War Story

Mel Lee In Canadian Air Force uniform, age 25

My father usually refused to talk about the war. But once, over a cup of late-night tea, he did tell me one war story. He spent the first years of World War II in Canada, a clerk in the RCAF offices in Halifax. There’s a picture of him in uniform, brandishing a rifle, the Halifax harbour behind him. Then he was moved to England where he again worked at a desk. There’s a picture of him on a golf course in Ireland. Then, as the war was ending, my father was sent to Germany with the occupation forces. He found himself with the liberation army at the gates of Bergen-Belsen.* It was at that point, as the allies won and World War II was over, that my father’s war began.

He would never say what it was, specifically, that caused it to happen. Perhaps he looked too long into eyes glazed with hunger and shadowed with pain, eyes belonging to men and women who looked a hundred years old, ‘though they were in their twenties. Perhaps he could not stop staring at the piles of dead bodies, the bones and skulls, or perhaps he was required to record the numbers, the unfathomable numbers. Perhaps he could not bear the smiles of survivors who welcomed their deliverers in silence. He would never say what it was, but something that day, in that place, made my father’s mind stop. It stopped and could not go beyond the horror and the fear.

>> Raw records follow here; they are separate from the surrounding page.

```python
class FusedPPOEngine:

    @staticmethod
    def try_build(learner) -> Optional["FusedPPOEngine"]:
        if learner.device.type != "cuda":
            return None
        if type(learner).policy_loss is not _base_policy_loss_func(learner):
            return None
        actor, critic = learner.actor, learner.critic
        if actor.input_layer is not None or critic.input_layer is not None:
            return None
        a_lins = _mlp_linears(actor.torso)
        c_lins = _mlp_linears(critic.torso)
        if a_lins is None or c_lins is None:
# ... 149 lines not shown
                ws.val = z(S, dtype=torch.float32)
                ws.adv = z(S, dtype=torch.float32)
                ws.tgt = z(S, dtype=torch.float32)

        self.ws = [_Ws(), _Ws()]
        self.Xmb = self.ws[0].Xmb
        self.act_mb = self.ws[0].act
        self.logp_mb = self.ws[0].logp
        self.val_mb = self.ws[0].val
        self.adv_mb = self.ws[0].adv
        self.tgt_mb = self.ws[0].tgt
        self.gather_stream = torch.cuda.Stream(dev)
        self.ev_ready = [torch.cuda.Event(), torch.cuda.Event()]
        self.ev_consumed = [torch.cuda.Event(), torch.cuda.Event()]
        self.Z1, self.H1 = z(2, S, H), z(2, S, H)
        self.Z2, self.H2 = z(2, S, H), z(2, S, H)
        self.dH2 = z(2, S, H)
        self.dZ2 = z(2, S, H)
        self.dH1 = z(2, S, H)
        self.dZ1 = z(2, S, H)
        self.heads = z(S, 16)
        self.vpred = z(S, 1)
        self.dhead = z(S, 16)
        self.dv = z(S, 1)
        self.dv16 = z(S, 16)

        import os as _os

        self.use_bmm = _os.environ.get("STOIX_FUSED_BMM", "1") != "0"
        _heads = _os.environ.get("STOIX_FUSED_HEADS", "1")
        self.fused_heads = _heads != "0"
        self.fused_vpred = _heads == "2"
        self.fused_wgrad = _os.environ.get("STOIX_FUSED_WGRAD", "1") != "0"
        self.no_vpred = z(0)
        self.prefetch = _os.environ.get("STOIX_FUSED_PREFETCH", "0") == "1"

        import torch.distributed as dist

        self.world = dist.get_world_size() if dist.is_initialized() else 1

        self.norm = bool(getattr(learner, "normalize_obs", False))
        if self.norm:
            st = learner.obs_stats
            self.nmean = st.mean
            self.nvar = (st.std ** 2).clone()
            self.gmean = st.mean.clone()
            self.gvar = self.nvar.clone()

        learner.env._hb["obs"].copy_(learner.cur_obs)


    def _adopt_params(self, a_lins, c_lins, head, critic_head) -> None:
        ac, cc = self.actor_chain, self.critic_chain
        ACT, H = self.ACT, self.H
        OBS = self.OBS
        with torch.no_grad():
            ac.views["W1"].zero_()
            cc.views["W1"].zero_()
            ac.views["W1"][:, :OBS].copy_(a_lins[0].weight)
            ac.views["b1"].copy_(a_lins[0].bias)
            ac.views["W2"].copy_(a_lins[1].weight)
            ac.views["b2"].copy_(a_lins[1].bias)
            ac.views["Wh"].zero_()
            ac.views["bh"].zero_()
            if self.discrete:
                ac.views["Wh"][0:ACT].copy_(head.linear.weight)
                ac.views["bh"][0:ACT].copy_(head.linear.bias)
            else:
                ac.views["Wh"][0:ACT].copy_(head.loc.weight)
                ac.views["Wh"][8 : 8 + ACT].copy_(head.scale.weight)
                ac.views["bh"][0:ACT].copy_(head.loc.bias)
                ac.views["bh"][8 : 8 + ACT].copy_(head.scale.bias)
            cc.views["W1"][:, :OBS].copy_(c_lins[0].weight)
            cc.views["b1"].copy_(c_lins[0].bias)
            cc.views["W2"].copy_(c_lins[1].weight)
            cc.views["b2"].copy_(c_lins[1].bias)
            cc.views["Wv"].copy_(critic_head.linear.weight.view(-1))
            cc.views["bv"].copy_(critic_head.linear.bias)
        a_lins[0].weight.data = ac.views["W1"][:, :OBS]
        a_lins[0].bias.data = ac.views["b1"]
        a_lins[1].weight.data = ac.views["W2"]
        a_lins[1].bias.data = ac.views["b2"]
# ... 125 lines not shown
            else L.buf_action.view(TB, self.ACT)
        )
        flat_logp = L.buf_log_prob.view(TB)
        flat_value = L.buf_value.view(TB)
        flat_adv = L.buf_adv.view(TB)
        flat_tgt = L.buf_targets.view(TB)
        ac, cc = self.actor_chain, self.critic_chain
        a16, c16 = ac.views16, cc.views16
        ag, cg = ac.gviews16, cc.gviews16

        import torch.distributed as dist

        gather_fn = ext.ppo_gather_disc if self.discrete else ext.ppo_gather
        gmean = self.gmean if self.norm else self.empty
        gvar = self.gvar if self.norm else self.empty

        def gather_into(mb: int, w) -> None:
            idx = L.perm_buf[mb * S : (mb + 1) * S]
            gather_fn(
                idx, flat_obs, flat_action, flat_logp, flat_value, flat_adv,
                flat_tgt, w.Xmb, w.act, w.logp, w.val, w.adv, w.tgt,
                gmean, gvar,
            )

        gs = self.gather_stream
        cur = torch.cuda.current_stream(self.device)
        prefetch = self.prefetch
        if prefetch:
            gs.wait_stream(cur)
            with torch.cuda.stream(gs):
                gather_into(0, self.ws[0])
                self.ev_ready[0].record(gs)

        for mb in range(n_mb):
            p = mb & 1 if prefetch else 0
            w = self.ws[p]
            if prefetch:
                cur.wait_event(self.ev_ready[p])
            else:
                gather_into(mb, w)
            ext.linear_silu(w.Xmb, a16["W1"], ac.views["b1"], self.Z1[0], self.H1[0], 1)
            ext.linear_silu(w.Xmb, c16["W1"], cc.views["b1"], self.Z1[1], self.H1[1], 1)
            torch.addmm(a16["b2"], self.H1[0], a16["W2"].t(), out=self.Z2[0])
            torch.addmm(c16["b2"], self.H1[1], c16["W2"].t(), out=self.Z2[1])
            if self.fused_heads:
                ext.silu_heads_fwd(
                    self.Z2, a16["Wh"], a16["bh"], c16["Wv"], c16["bv"],
                    self.H2, self.heads,
                    self.vpred if self.fused_vpred else self.no_vpred)
                if not self.fused_vpred:
                    torch.addmm(c16["bv"], self.H2[1],
                                c16["Wv"].view(self.H, 1), out=self.vpred)
            else:
                ext.silu_fwd(self.Z2, self.H2)
                torch.addmm(a16["bh"], self.H2[0], a16["Wh"].t(),
                            out=self.heads)
                torch.addmm(c16["bv"], self.H2[1], c16["Wv"].view(self.H, 1),
                            out=self.vpred)
            last = mb == n_mb - 1
            if last:
                self.metrics.zero_()
            if self.discrete:
                ext.ppo_head_loss_disc(
                    self.heads, self.vpred.view(-1), w.act, w.logp,
                    w.val, w.adv, w.tgt, self.dhead, self.dv,
                    self.dv16, self.metrics if last else self.metrics_none,
                    self.ACT, self.clip_eps, self.ent_coef, self.vf_coef,
                )
            else:
                ext.ppo_head_loss(
                    self.heads, self.vpred.view(-1), w.act, w.logp,
                    w.val, w.adv, w.tgt, self.dhead, self.dv,
                    self.dv16, self.metrics if last else self.metrics_none,
                    self.clip_eps, self.ent_coef,
                    self.vf_coef, self.min_scale, self.aff_scale, self.aff_shift,
# ... 11 lines not shown
                ext.wgrad(self.dhead, self.H2[0], ac.slab, ao["Wh"], ao["bh"], 16)
                ext.wgrad(self.dv16, self.H2[1], cc.slab, co["Wv"], co["bv"], 1)
            if self.fused_heads:
                ext.heads_bwd_silu(self.dhead, self.dv, a16["Wh"], c16["Wv"],
                                   self.Z2, self.dZ2)
            else:
                ext.silu_bwd(self.dH2, self.Z2, self.dZ2)
            if pair:
                ext.wgrad_pair(self.dZ2[0], self.H1[0], ac.slab, ao["W2"], ao["b2"], self.H,
                               self.dZ2[1], self.H1[1], cc.slab, co["W2"], co["b2"], self.H)
            else:
                ext.wgrad(self.dZ2[0], self.H1[0], ac.slab, ao["W2"], ao["b2"], self.H)
                ext.wgrad(self.dZ2[1], self.H1[1], cc.slab, co["W2"], co["b2"], self.H)
            if self.use_bmm:
                torch.bmm(self.dZ2, self.W2pair, out=self.dH1)
            else:
                torch.mm(self.dZ2[0], a16["W2"], out=self.dH1[0])
                torch.mm(self.dZ2[1], c16["W2"], out=self.dH1[1])
            ext.silu_bwd(self.dH1, self.Z1, self.dZ1)
            if pair:
                ext.wgrad_pair(self.dZ1[0], w.Xmb, ac.slab, ao["W1"], ao["b1"], self.H,
                               self.dZ1[1], w.Xmb, cc.slab, co["W1"], co["b1"], self.H)
            else:
                ext.wgrad(self.dZ1[0], w.Xmb, ac.slab, ao["W1"], ao["b1"], self.H)
                ext.wgrad(self.dZ1[1], w.Xmb, cc.slab, co["W1"], co["b1"], self.H)
            if prefetch:
                self.ev_consumed[p].record(cur)
                if mb + 1 < n_mb:
                    q = (mb + 1) & 1
                    gs.wait_event(self.ev_consumed[q])
                    with torch.cuda.stream(gs):
                        gather_into(mb + 1, self.ws[q])
                        self.ev_ready[q].record(gs)
            if pair:
                ext.slab_reduce_pair(ac.slab, ac.grad16, ac.sqnorm, ac.step_t,
                                     cc.slab, cc.grad16, cc.sqnorm, cc.step_t)
            else:
                ext.slab_reduce(ac.slab, ac.grad16, ac.sqnorm, ac.step_t)
                ext.slab_reduce(cc.slab, cc.grad16, cc.sqnorm, cc.step_t)
            if self.world > 1:
                dist.all_reduce(self.biggrad16)
            gscale = 1.0 / float(self.world)
            ext.fused_adam_bf16(
                ac.flat, ac.grad16, ac.m, ac.v, ac.sqnorm, ac.step_t,
                ac.flat16, ac.lr, 0.9, 0.999, 1e-5, self.max_grad_norm,
                gscale, 0,
            )
            ext.fused_adam_bf16(
                cc.flat, cc.grad16, cc.m, cc.v, cc.sqnorm, cc.step_t,
                cc.flat16, cc.lr, 0.9, 0.999, 1e-5, self.max_grad_norm,
                gscale, 0,
            )
        if prefetch:
            cur.wait_stream(gs)
        ext.bump_add(self.draw_ent, n_mb)
        return {k: v for k, v in self.metric_views.items()}


def _base_policy_loss_func(learner):
    from stoix_amd.systems.ppo import ff_ppo

    return ff_ppo.PPOLearner.policy_loss
```

Baseline: 25.07 million env_steps/s.

## Fuse actor/critic layer-1 forward, slab reduce with grad norm, and paired Adam

Adds a paired Linear+SiLU kernel that computes both actor and critic first layers over the shared minibatch input in one launch, storing through LDS for row-contiguous writes. Adds a slab reduction kernel that also computes each chain's squared gradient norm using a last-block-done counter, and a single Adam kernel covering both chains. The goal is fewer kernel launches and fewer separate norm passes per minibatch in the PPO update loop. The cost is extra complexity and atomic-counter state, and the tail path applies only for single-device runs with clipping enabled.

```diff
diff --git a/stoix_amd/ops/csrc/bind.cpp b/stoix_amd/ops/csrc/bind.cpp
--- a/stoix_amd/ops/csrc/bind.cpp
+++ b/stoix_amd/ops/csrc/bind.cpp
@@ -86,6 +86,17 @@
 void launch_slab_reduce_pair(const float*, void*, long, long, float*, long*,
                              const float*, void*, long, long, float*, long*,
                              void*);
+int launch_linear_silu_pair(const void*, const void*, const float*, void*,
+                            void*, const void*, const float*, void*, void*,
+                            int, int, int, void*);
+void launch_slab_reduce_norm_pair(const float*, void*, long, long, float*,
+                                  long*, unsigned int*, const float*, void*,
+                                  long, long, float*, long*, unsigned int*,
+                                  void*);
+void launch_adam_pair(float*, const void*, float*, float*, const float*,
+                      const long*, void*, long, float, float*, const void*,
+                      float*, float*, const float*, const long*, void*, long,
+                      float, float, float, float, float, float, void*);
 void launch_sumtree_update(float*, const long*, const float*, long, int, int,
                            void*);
 void launch_sumtree_sample(const float*, const float*, long*, long, int, int,
@@ -572,6 +583,41 @@
                      Z.data_ptr(), h, S, K, N, (int)do_silu, cur_stream());
 }
 
+bool linear_silu_pair(torch::Tensor X, torch::Tensor W_a, torch::Tensor b_a,
+                      torch::Tensor Z_a, torch::Tensor H_a, torch::Tensor W_c,
+                      torch::Tensor b_c, torch::Tensor Z_c,
+                      torch::Tensor H_c) {
+  CHK(X, torch::kBFloat16);
+  CHK(W_a, torch::kBFloat16);
+  CHK(W_c, torch::kBFloat16);
+  CHK(b_a, torch::kFloat32);
+  CHK(b_c, torch::kFloat32);
+  CHK(Z_a, torch::kBFloat16);
+  CHK(H_a, torch::kBFloat16);
+  CHK(Z_c, torch::kBFloat16);
+  CHK(H_c, torch::kBFloat16);
+  TORCH_CHECK(X.dim() == 2 && W_a.dim() == 2 && W_c.dim() == 2,
+              "linear_silu_pair: X and W must be 2-D");
+  const int64_t S = X.size(0), K = X.size(1), N = W_a.size(0);
+  TORCH_CHECK(W_a.size(1) == K && W_c.size(0) == N && W_c.size(1) == K,
+              "linear_silu_pair: the two nets' weight shapes differ");
+  TORCH_CHECK(b_a.numel() == N && b_c.numel() == N,
+              "linear_silu_pair: bias length");
+  TORCH_CHECK(Z_a.numel() == S * N && H_a.numel() == S * N &&
+                  Z_c.numel() == S * N && H_c.numel() == S * N,
+              "linear_silu_pair: outputs must hold S * N elements");
+  TORCH_CHECK(K > 0 && K % 32 == 0,
+              "linear_silu_pair: K must be a multiple of 32");
+  for (const torch::Tensor* t : {&X, &W_a, &W_c, &Z_a, &H_a, &Z_c, &H_c})
+    TORCH_CHECK(reinterpret_cast<uintptr_t>(t->data_ptr()) % 16 == 0,
+                "linear_silu_pair: operands must be 16-byte aligned");
+  return launch_linear_silu_pair(
+             X.data_ptr(), W_a.data_ptr(), b_a.data_ptr<float>(),
+             Z_a.data_ptr(), H_a.data_ptr(), W_c.data_ptr(),
+             b_c.data_ptr<float>(), Z_c.data_ptr(), H_c.data_ptr(), (int)S,
+             (int)K, (int)N, cur_stream()) == 0;
+}
+
 void silu_fwd(torch::Tensor z, torch::Tensor h) {
   CHK(z, torch::kBFloat16);
   TORCH_CHECK(z.numel() % 8 == 0, "silu_fwd needs numel % 8 == 0");
@@ -779,6 +825,94 @@
                           slab1.data_ptr<float>(), grad1.data_ptr(),
                           slab1.size(1), grad1.numel(), sq1, st1,
                           cur_stream());
+}
+
+constexpr int64_t kTailMaxN = 2048LL * 256 * 8;
+
+void slab_reduce_norm_pair(torch::Tensor slab0, torch::Tensor grad0,
+                           torch::Tensor sqnorm0, torch::Tensor step0,
+                           torch::Tensor counter0, torch::Tensor slab1,
+                           torch::Tensor grad1, torch::Tensor sqnorm1,
+                           torch::Tensor step1, torch::Tensor counter1) {
+  CHK(slab0, torch::kFloat32);
+  CHK(grad0, torch::kBFloat16);
+  CHK(sqnorm0, torch::kFloat32);
+  CHK(step0, torch::kInt64);
+  CHK(counter0, torch::kInt32);
+  CHK(slab1, torch::kFloat32);
+  CHK(grad1, torch::kBFloat16);
+  CHK(sqnorm1, torch::kFloat32);
+  CHK(step1, torch::kInt64);
+  CHK(counter1, torch::kInt32);
+  TORCH_CHECK(slab0.dim() == 2 && slab0.size(0) == 64 && slab1.dim() == 2 &&
+                  slab1.size(0) == 64,
+              "slab_reduce_norm_pair: slabs must be [64, n]");
+  const int64_t n0 = grad0.numel(), n1 = grad1.numel();
+  TORCH_CHECK(n0 >= 1 && n1 >= 1 && n0 <= slab0.size(1) && n1 <= slab1.size(1),
+              "slab_reduce_norm_pair: grad empty or longer than a slab image");
+  TORCH_CHECK(n0 <= kTailMaxN && n1 <= kTailMaxN,
+              "slab_reduce_norm_pair: chain too long for the ordered norm");
+  TORCH_CHECK(sqnorm0.numel() >= 1 + (n0 + 511) / 512 &&
+                  sqnorm1.numel() >= 1 + (n1 + 511) / 512,
+              "slab_reduce_norm_pair: sqnorm needs 1 + ceil(n / 512) floats");
+  TORCH_CHECK(step0.numel() == 1 && step1.numel() == 1 &&
+                  counter0.numel() == 1 && counter1.numel() == 1,
+              "slab_reduce_norm_pair: step_t and counter hold one element");
+  launch_slab_reduce_norm_pair(
+      slab0.data_ptr<float>(), grad0.data_ptr(), slab0.size(1), n0,
+      sqnorm0.data_ptr<float>(), step0.data_ptr<long>(),
+      (unsigned int*)counter0.data_ptr<int>(), slab1.data_ptr<float>(),
+      grad1.data_ptr(), slab1.size(1), n1, sqnorm1.data_ptr<float>(),
+      step1.data_ptr<long>(), (unsigned int*)counter1.data_ptr<int>(),
+      cur_stream());
+}
+
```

The fear put him on a psychiatric ward in a German hospital. He was afraid to leave it, afraid even to go for a walk beyond the grounds. One day a nurse came with some clothes and told him to get dressed. Thinking they were taking him for a walk in the hospital gardens, he complied. The nurse returned and escorted him out to the front gate. She locked it behind him and, without a word, left him there.

The familiar panic attack was immediate, but this time something else rang in my father’s mind. In the midst of his fear he became overwhelmed with the need to find a church. So he started walking. He found one of the huge gothic cathedrals so common in Europe. Though part of it had been destroyed by bombs, he stepped inside and sat down. Above the altar, high stained-glass windows glowed with light. As he stared, they began to move. My dad said he did not know how long he sat there watching, but the entire life of Christ flowed by before him, as though on a movie screen. When it was over, my father was no longer afraid. He returned to the hospital and told them it was time for him to go home.

My father’s war story is about a miracle, an event that healed his mind and his soul. In the midst of horror and fear, God was there. Isaiah said it well – “Surely God is my salvation; I will trust and not be afraid. The Lord, the Lord is my strength and my song; he has become my salvation” (Isaiah 12:2).

*April 15th, 2015 will be the 70th anniversary of the liberation of Bergen Belsen. My play about my father’s experience, A Pattern in Blue will be part of the Budding Playwrights Festival in Rosebud Alberta in May.

2 thoughts on “War Story

  1. Lorrie November 11, 2014 / 5:31 pm

    An amazing story of God`s healing, Marcia.

  2. sharonespeseth November 15, 2014 / 2:10 pm

    What an amazing story, Marcia! I felt fear for your father when the nurse walked him through the gate and left him there. I physically felt the miracle of it right in my heart. Our God is mighty to save. Congratulations on making this into a play and finding a place for performance. This story has such a wonderful message.